I wonder if Damasko will ever start selling its in-house movements to other companies, particularly as they move into the "workhorse" category. Not sure if this has been asked/answered elsewhere.


----------



## Acidstain

Cybotron said:


> I was just about to purchase a DA44. Wondering now if I should hold off.


I would not wait if i were in the same position. There's a greater chance of price going up than staying the same due to the new movement. Also as mentioned, in house movement = you'll have to get service from damasko network only. An ETA version can be serviced by any reputable watchmaker.

Sent from my iPhone using Tapatalk


----------



## StufflerMike

RSDA said:


> I wonder if Damasko will ever start selling its in-house movements to other companies, particularly as they move into the "workhorse" category. Not sure if this has been asked/answered elsewhere.

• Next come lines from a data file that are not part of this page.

# tmaklin/kbo

Measured on AMD Instinct MI355X. Metric: query Mbp/sec for kbo map, k=31, 5 Mbp SBWT; bit-exact MS vs CPU, higher is better.
Workload: dtype u32

## Files before the change

kbo_amd/batch.py:

```python
import ctypes as C

import numpy as np

from . import _capi, derandomize
from ._capi import check, lib


def _prep(concat, offsets):
    concat = np.ascontiguousarray(concat, dtype=np.uint8)
    offsets = np.ascontiguousarray(offsets, dtype=np.uint64)
    return concat, offsets, len(offsets) - 1


def ms_batch(sbwt, concat, offsets, want_intervals=False):
    concat, offsets, n = _prep(concat, offsets)
    total = int(offsets[-1]) if n > 0 else 0
    d = np.zeros(max(total, 1), dtype=np.uint8)
    lo = np.zeros(max(total, 1), dtype=np.uint32) if want_intervals else None
    hi = np.zeros(max(total, 1), dtype=np.uint32) if want_intervals else None
    check(lib().kbo_ms_batch(sbwt._h, concat.ctypes.data, offsets.ctypes.data, n, d.ctypes.data,
                             lo.ctypes.data if want_intervals else None,
                             hi.ctypes.data if want_intervals else None))
    return d[:total], (lo[:total] if want_intervals else None), (hi[:total] if want_intervals else None)

# ... 398 lines not shown
            self.work = torch.zeros(self.work_bytes // 8 + 2, dtype=torch.int64, device=device)
            self.lo = torch.zeros(self.total, dtype=torch.int32, device=device) if want_intervals else None
            self.hi = torch.zeros(self.total, dtype=torch.int32, device=device) if want_intervals else None
        self.format = format
        self.want_ms = want_ms
        self.max_error_prob = max_error_prob
        self.fused = None

    def walk(self, stream=None):
        s = stream if stream is not None else self.torch.cuda.current_stream(self.device)
        check(lib().kbo_ms_batch_dev(self.sbwt._h, self.q.data_ptr(), self.off.data_ptr(), self.n_seqs,
                                     self.total, self.max_len, self.ms.data_ptr(),
                                     self.lo.data_ptr() if self.lo is not None else None,
                                     self.hi.data_ptr() if self.hi is not None else None,
                                     self.work.data_ptr(), self.work_bytes, s.cuda_stream))

    def plan_stats(self, stream=None):
        s = stream if stream is not None else self.torch.cuda.current_stream(self.device)
        out = np.zeros(20, dtype=np.uint64)
        check(lib().kbo_plan_stats_dev(self.n_seqs, self.total, self.max_len, self.k, self.work.data_ptr(), out.ctypes.data,
                                       s.cuda_stream))
        names = ("units_walked", "accepted", "failed", "levels", "entry_levels", "seed_lookups", "seed_extensions",
                 "mismatches", "units", "redo_entries", "gave_up", "guard", "tab_lookups", "tab_written", "tab_flagged",
                 "tab_unresolved", "tab_anchored", "items_noplan")
        return {n: int(v) for n, v in zip(names, out)}

    def plan_flags(self, stream=None):
        s = stream if stream is not None else self.torch.cuda.current_stream(self.device)
        out = np.zeros(self.n_seqs, dtype=np.uint8)
        check(lib().kbo_plan_flags_dev(self.n_seqs, self.total, self.max_len, self.k, self.work.data_ptr(), out.ctypes.data, s.cuda_stream))
        return out

    def long_stats(self, stream=None):
        s = stream if stream is not None else self.torch.cuda.current_stream(self.device)
        out = np.zeros(25, dtype=np.uint64)
        check(lib().kbo_long_stats_dev(self.n_seqs, self.total, self.max_len, self.k, self.work.data_ptr(), out.ctypes.data, s.cuda_stream))
        names = ("pieces", "flagged", "sub_items", "seed_lookups", "filter_lookups", "table_lookups", "second_lookups", "_",
                 "cyc_staging", "cyc_stretches", "cyc_planes", "cyc_proof", "cyc_output", "band_tried", "band_taken", "_",
                 "why_other", "why_list", "why_ext", "why_back", "why_on", "why_band_list", "why_band_ext", "why_band_back", "why_band_on")
        return {n: int(v) for n, v in zip(names, out) if n != "_"}

    def derand_translate(self, stream=None):
        s = stream if stream is not None else self.torch.cuda.current_stream(self.device)
        if self.max_len == 0 or self.max_len > 480:
            if getattr(self, "dt_work", None) is None:
                self.dt_work_bytes = int(lib().kbo_derand_work_bytes(self.n_seqs, self.total))
                self.dt_work = self.torch.zeros(self.dt_work_bytes // 8 + 2, dtype=self.torch.int64, device=self.device)
# ... 228 lines not shown
```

Has been answered elsewhere. They already did in small quantities. A Made in Germany diver's watch (Germano & Walter 600m Limited) housed rhe A35 movement, price was about €5800.


----------



## Vig2000

Happy Acres said:


> Who are you asking? Surely this is a rhetorical question.


Guess we'll have to wait and see since no one can answer at the moment. And no, this is not a rhetorical question, but a literal one.


----------



## Patrick B.

Cybotron said:


> I was just about to purchase a DA44. Wondering now if I should hold off.


Go for it. The DA44 is a stunning watch and there is nothing wrong with an ETA movement.


----------



## Patrick B.

Acta non verba. I know why Damasko is my favorite brand. No fuss , no thrills just acts. So the complete DA serie will get in-house movements. That's a smart move and will show the world that they are to be taken serious. I think there will be a price increase but will remain affordable. 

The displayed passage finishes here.